Liberty Mutual Insurance, once the country’s biggest provider of workers’ compensation insurance, is pulling back from the comp market, according to the article in the Boston Globe, as its profits get squeezed by increasing medical costs and changing state regulations.The Boston company, which got its start a century ago insuring railway, shipbuilding, and tannery workers hurt on the job, has slipped to No. 4 by premiums since 2012. Its annual workers’ comp premiums dropped by more than a third to $2.7 billion in 2014 from $4.2 billion three years earlier. The insurer – first known as the Massachusetts Employees’ Insurance Association – also has sold off some of its workers’ compensation subsidiaries and paid Warren Buffett’s Berkshire Hathaway Inc. to take over some of its claims.
Liberty Mutual officials said the company will remain a large player in the market, but is focusing on growing more profitable portions of its business, such as safety consulting and managing the claims and paperwork for companies that insure themselves for workers’ comp.
Liberty Mutual’s overall profits have grown since it began reducing its cutting its workers’ comp business three years ago. In 2011, the insurer earned $284 million. That rose to $829 million in 2012, $1.7 billion in 2013, and $1.8 billion last year, according to the company’s annual reports.
The company, which is owned by its policyholders, does not disclose profits for its workers’ comp business.
In 2012, Liberty Mutual sold its workers’ compensation business in Argentina. Last year, it shed Summit Holdings Southeast Inc., which was solely a workers compensation subsidiary. A few months later, Liberty Mutual announced that it would pay a Berkshire Hathaway company $3 billion to take over some of its workers’ compensation claims, along with liability tied to asbestos and environmental policies.The deal freed Liberty Mutual to spend its money on other projects and investments, instead of having to set aside money for long-term workplace injury claims.

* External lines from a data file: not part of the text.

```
static int rx_sync_exact(RxCall& c, SyncParams& sp, bool cap_full) {
  ofdm_handle* h = c.h;
  if (cap_full) {
    int rcs = sync_params(h, c.nsamples, true, &sp);
    if (rcs != OFDM_OK) return rcs;
    uint64_t* ctr = rx_ctr(h);
    HIPCHK(h, hipMemsetAsync(ctr + CT_CAND, 0, 2 * sizeof(uint64_t), h->stream));
    HIPCHK(h, hipMemsetAsync(ctr + CT_NPEAKS, 0, sizeof(uint64_t), h->stream));
    HIPCHK(h, hipMemsetAsync(ctr + CT_PIECES, 0, 2 * sizeof(uint64_t), h->stream));
  }
  const unsigned egrid = (unsigned)std::min<uint64_t>(sp.ntiles, 256ull * 8ull);
  const unsigned egrid_small = (unsigned)std::min<uint64_t>(sp.ntiles, 256ull * 16ull);
  {
    ProfScope span(h->prof, OFDM_K_EXACT, h->stream);
    const size_t esh = exact_lds_layout(sp.CP, SYNC_TILE).total, esh_small = exact_lds_layout(sp.CP, sp.exact_small).total;
    const void* fbig = sp.D >= 2048 ? reinterpret_cast<const void*>(&k_sync_exact<SYNC_THREADS, true>)
                                    : reinterpret_cast<const void*>(&k_sync_exact<SYNC_THREADS, false>);
    if (esh > 64 * 1024) HIPCHK(h, hipFuncSetAttribute(fbig, hipFuncAttributeMaxDynamicSharedMemorySize, (int)esh));
    if (sp.exact_small > 0)
      hipLaunchKernelGGL(HIP_KERNEL_NAME(k_sync_exact<WAVE, false>), dim3(egrid_small), dim3(WAVE), esh_small, h->stream, sp);
    HIPCHK(h, launch_sync_exact(fbig, egrid, esh, sp, h->stream));
    if (sp.metric_tap) {
      SyncParams tp = sp;
      tp.tap_only = 1;
      HIPCHK(h, launch_sync_exact(fbig, egrid, esh, tp, h->stream));
    }
  }
  HIPCHK(h, hipGetLastError());
#ifdef SYNC_STAMPS
  if (!h->rx.front_done)
    if (int rs = sync_stamps_report(h, sp.stamps, sync_nseg(sp), sp.tiles_per_seg)) return rs;
#endif
  return OFDM_OK;
}

static int rx_sense_fork(RxCall& c) {
  ofdm_handle* h = c.h;
  SenseState& ss = h->sense;
  HIPCHK(h, hipEventRecord(ss.ev_in, h->stream));
  HIPCHK(h, hipStreamWaitEvent(ss.side, ss.ev_in, 0));
  int src = sense_enqueue(h, &ss.rx_cfg, c.d_x, c.nsamples, ss.side);
  if (src != OFDM_OK) return src;
  HIPCHK(h, hipEventRecord(ss.ev_out, ss.side));
  return OFDM_OK;
}

static PeakParams make_peak_params(ofdm_handle* h, const SyncParams& sp) {
  RxState& rx = h->rx;
  PeakParams pp;
  memset(&pp, 0, sizeof(pp));
  pp.ntiles = sp.ntiles;
  pp.nsamples = sp.nsamples;
  pp.rise = h->cfg.peak_rise;
  pp.fall = h->cfg.peak_fall;
  pp.alpha = h->cfg.peak_alpha;
  pp.dpow = sp.dpow;
  pp.tile_npieces = rx.tile_np.as<uint32_t>();
  pp.tile_first = rx.tile_first.as<uint64_t>();
  pp.pieces = rx.tile_pieces.as<SyncPiece>();
  pp.avg_in = rx.avg_in.as<double>();
  pp.cand_u = rx.cand_u.as<float>();
  pp.cand_P = rx.cand_P.as<c32>();
  pp.counts = rx.counts.as<uint32_t>();
  pp.offsets = rx.offsets.as<uint32_t>();
  pp.stash_peaks = rx.stash_peaks.as<uint64_t>();
  pp.stash_P = rx.stash_P.as<c32>();
  pp.stash_overflow = reinterpret_cast<unsigned int*>(rx_ctr(h) + CT_STASH);
  if (h->tap_mask & (1u << OFDM_TAP_RX_RUN_AVG)) pp.run_rows = rx.run_rows.as<double>();
  return pp;
}

static int rx_flags_pn(RxCall& c, const SyncParams& sp, uint64_t* overflow) {
  ofdm_handle* h = c.h;
  RxState& rx = h->rx;
  const uint64_t ntiles = sp.ntiles;
  const unsigned grid = (unsigned)((ntiles + 255) / 256);
  uint64_t* ctr = rx_ctr(h);
  const uint64_t run_cap = (h->tap_mask & (1u << OFDM_TAP_RX_RUN_AVG)) ? sp.piece_cap : 0;
  HIPCHK(h, rx.stash_peaks.ensure(ntiles * PEAK_STASH * sizeof(uint64_t)));
  HIPCHK(h, rx.stash_P.ensure(ntiles * PEAK_STASH * sizeof(c32)));
  if (run_cap) HIPCHK(h, rx.run_rows.ensure(run_cap * 2 * sizeof(double)));
  PeakParams pp = make_peak_params(h, sp);
  hipLaunchKernelGGL(k_avg_carry, dim3(grid), dim3(256), 0, h->stream, rx.tile_B.as<double>(), ntiles, c.nsamples, sp.dpow,
                     rx.avg_in.as<double>());
  if (run_cap) HIPCHK(h, hipMemsetAsync(rx.run_rows.p, 0xFF, run_cap * 2 * sizeof(double), h->stream));
  hipLaunchKernelGGL(HIP_KERNEL_NAME(k_peak<false>), dim3(grid), dim3(256), 0, h->stream, pp);
  HIPCHK(h, hipGetLastError());
  int rc = dev_excl_scan<uint32_t>(h, rx.counts.as<uint32_t>(), ntiles, rx.offsets.as<uint32_t>(),
                                   reinterpret_cast<uint32_t*>(ctr + CT_NPEAKS));
  if (rc) return rc;
  uint64_t hc[CT_COUNT];
  HIPCHK(h, hipMemcpyAsync(hc, ctr, sizeof(hc), hipMemcpyDeviceToHost, h->stream));
  HIPCHK(h, hipStreamSynchronize(h->stream));
  if ((*overflow = hc[CT_OVERFLOW] & 0xFFFFFFFFull)) return OFDM_OK;
  rx.run_slots = std::min<uint64_t>(hc[CT_PIECES], run_cap);
  const uint64_t npeaks = hc[CT_NPEAKS] & 0xFFFFFFFFull;
  c.npeaks = rx.npeaks = npeaks;
  if (c.stats) c.stats->peaks = npeaks;
  if (npeaks == 0 && !(rx.nco_ref_on && !rx.hist_flags.empty())) {
    c.done = true;
    return OFDM_OK;
  }
  HIPCHK(h, rx.peaks.ensure(std::max<uint64_t>(npeaks, 1) * sizeof(uint64_t)));
  HIPCHK(h, rx.peak_P.ensure(std::max<uint64_t>(npeaks, 1) * sizeof(c32)));
  pp.peaks = rx.peaks.as<uint64_t>();
  pp.peak_P = rx.peak_P.as<c32>();
  if (npeaks > 0) {
    if (hc[CT_STASH] & 0xFFFFFFFFull)
      hipLaunchKernelGGL(HIP_KERNEL_NAME(k_peak<true>), dim3(grid), dim3(256), 0, h->stream, pp);
    else
      hipLaunchKernelGGL(k_peak_compact, dim3(grid), dim3(256), 0, h->stream, pp);
    HIPCHK(h, hipGetLastError());
  }
  return OFDM_OK;
}

__global__ void __launch_bounds__(256) k_fixed_flags(uint64_t npeaks, uint64_t first, uint64_t period, uint64_t* __restrict__ peaks,
                                                      c32* __restrict__ peak_P) {
  const uint64_t k = (uint64_t)blockIdx.x * blockDim.x + threadIdx.x;
  if (k >= npeaks) return;
  peaks[k] = first + k * period;
  peak_P[k] = mk(0.f, 0.f);
}

static int rx_fixed_count(RxCall& c) {
  ofdm_handle* h = c.h;
  RxState& rx = h->rx;
  const uint64_t L = (uint64_t)h->L;
  c.npeaks = rx.npeaks = c.nsamples >= L ? (c.nsamples - L) / ((uint64_t)h->cfg.fixed_nsymbols * L) + 1 : 0;
  if (c.stats) c.stats->peaks = c.npeaks;
  HIPCHK(h, rx.counters.ensure(CT_COUNT * sizeof(uint64_t)));
  HIPCHK(h, hipMemsetAsync(rx.counters.p, 0, CT_COUNT * sizeof(uint64_t), h->stream));
  if (c.npeaks == 0) {
    HIPCHK(h, hipStreamSynchronize(h->stream));
    c.done = true;
  }
  return OFDM_OK;
}

static int rx_flags_fixed(RxCall& c) {
  ofdm_handle* h = c.h;
  RxState& rx = h->rx;
  HIPCHK(h, rx.peaks.ensure(c.npeaks * sizeof(uint64_t)));
  HIPCHK(h, rx.peak_P.ensure(c.npeaks * sizeof(c32)));
  hipLaunchKernelGGL(k_fixed_flags, dim3((unsigned)((c.npeaks + 255) / 256)), dim3(256), 0, h->stream, c.npeaks, (uint64_t)h->L - 1,
                     (uint64_t)h->cfg.fixed_nsymbols * (uint64_t)h->L, rx.peaks.as<uint64_t>(), rx.peak_P.as<c32>());
  HIPCHK(h, hipGetLastError());
  return OFDM_OK;
}

static int rx_splice(RxCall& c) {
  ofdm_handle* h = c.h;
  RxState& rx = h->rx;
  if (!rx.nco_ref_on) return OFDM_OK;
  const uint64_t npeaks = c.npeaks;
  std::vector<uint64_t> hp(npeaks);
  if (npeaks) HIPCHK(h, hipMemcpyAsync(hp.data(), rx.peaks.p, npeaks * sizeof(uint64_t), hipMemcpyDeviceToHost, h->stream));
  HIPCHK(h, hipStreamSynchronize(h->stream));
  uint64_t kdrop = 0;
  while (kdrop < npeaks && (int64_t)hp[kdrop] <= rx.nco_trust_after) kdrop++;
  const uint64_t m = rx.hist_flags.size(), np2 = m + npeaks - kdrop;
  c.done = np2 == 0;
// ... 823 lines not shown
```

ofdm_uhd_amd/csrc/rx_sync.h:

```cpp
#pragma once
#include "common.h"
#include "fft.h"

#ifndef SYNC_THREADS
#define SYNC_THREADS 256
#endif
#define SYNC_V 8
#define SYNC_TILE (SYNC_THREADS * SYNC_V)
#define SYNC_GUARD 1.0e-3f
#define SYNC_ILL 0.015625f
#define SYNC_CHUNK_C 4096
#ifndef SYNC_MAX_WG
#define SYNC_MAX_WG 5
#endif
#define SYNC_CHUNK_P 1024

struct SyncPiece {
  uint64_t start;
  uint64_t end;
  uint64_t val_off;
  double bloc;
};

struct SyncRec {
  uint64_t tile;
  int amin, bmax;
  float gpre, gpost;
};
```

Some insurers, however, remain optimistic about workers’ compensation, analysts said. The combination of recent state rate increases and more sophisticated data and technology to control costs, especially medical expenses, provides the potential to boost profits, they said.
The Travelers Cos. of St. Paul, Minn. has increased its share of the workers’ comp market and surpassed Liberty Mutual. Companies that were smaller players several years ago, such as Berkshire Hathaway and American Financial Group Inc. of Ohio, also have grabbed more of the market.
Liberty Mutual has tended to pay out a larger percentage of its workers’ comp premiums in claims than the industry average, leading to shrinking profits in that business. In 2012, 89 percent of workers’ comp premiums collected by Liberty Mutual were paid out to claims, compared with 68 percent industry-wide, according to the National Association of Insurance Commissioners.
Bob Hartwig, president of the Insurance Information Institute, a New York-based industry research group, said Liberty Mutual’s withdrawal from workers’ compensation hasn’t disrupted the market yet. There are still hundreds of companies that offer workers compensation insurance at competitive prices, he said. “There are always insurers changing their strategic emphasis,” Hartwig said.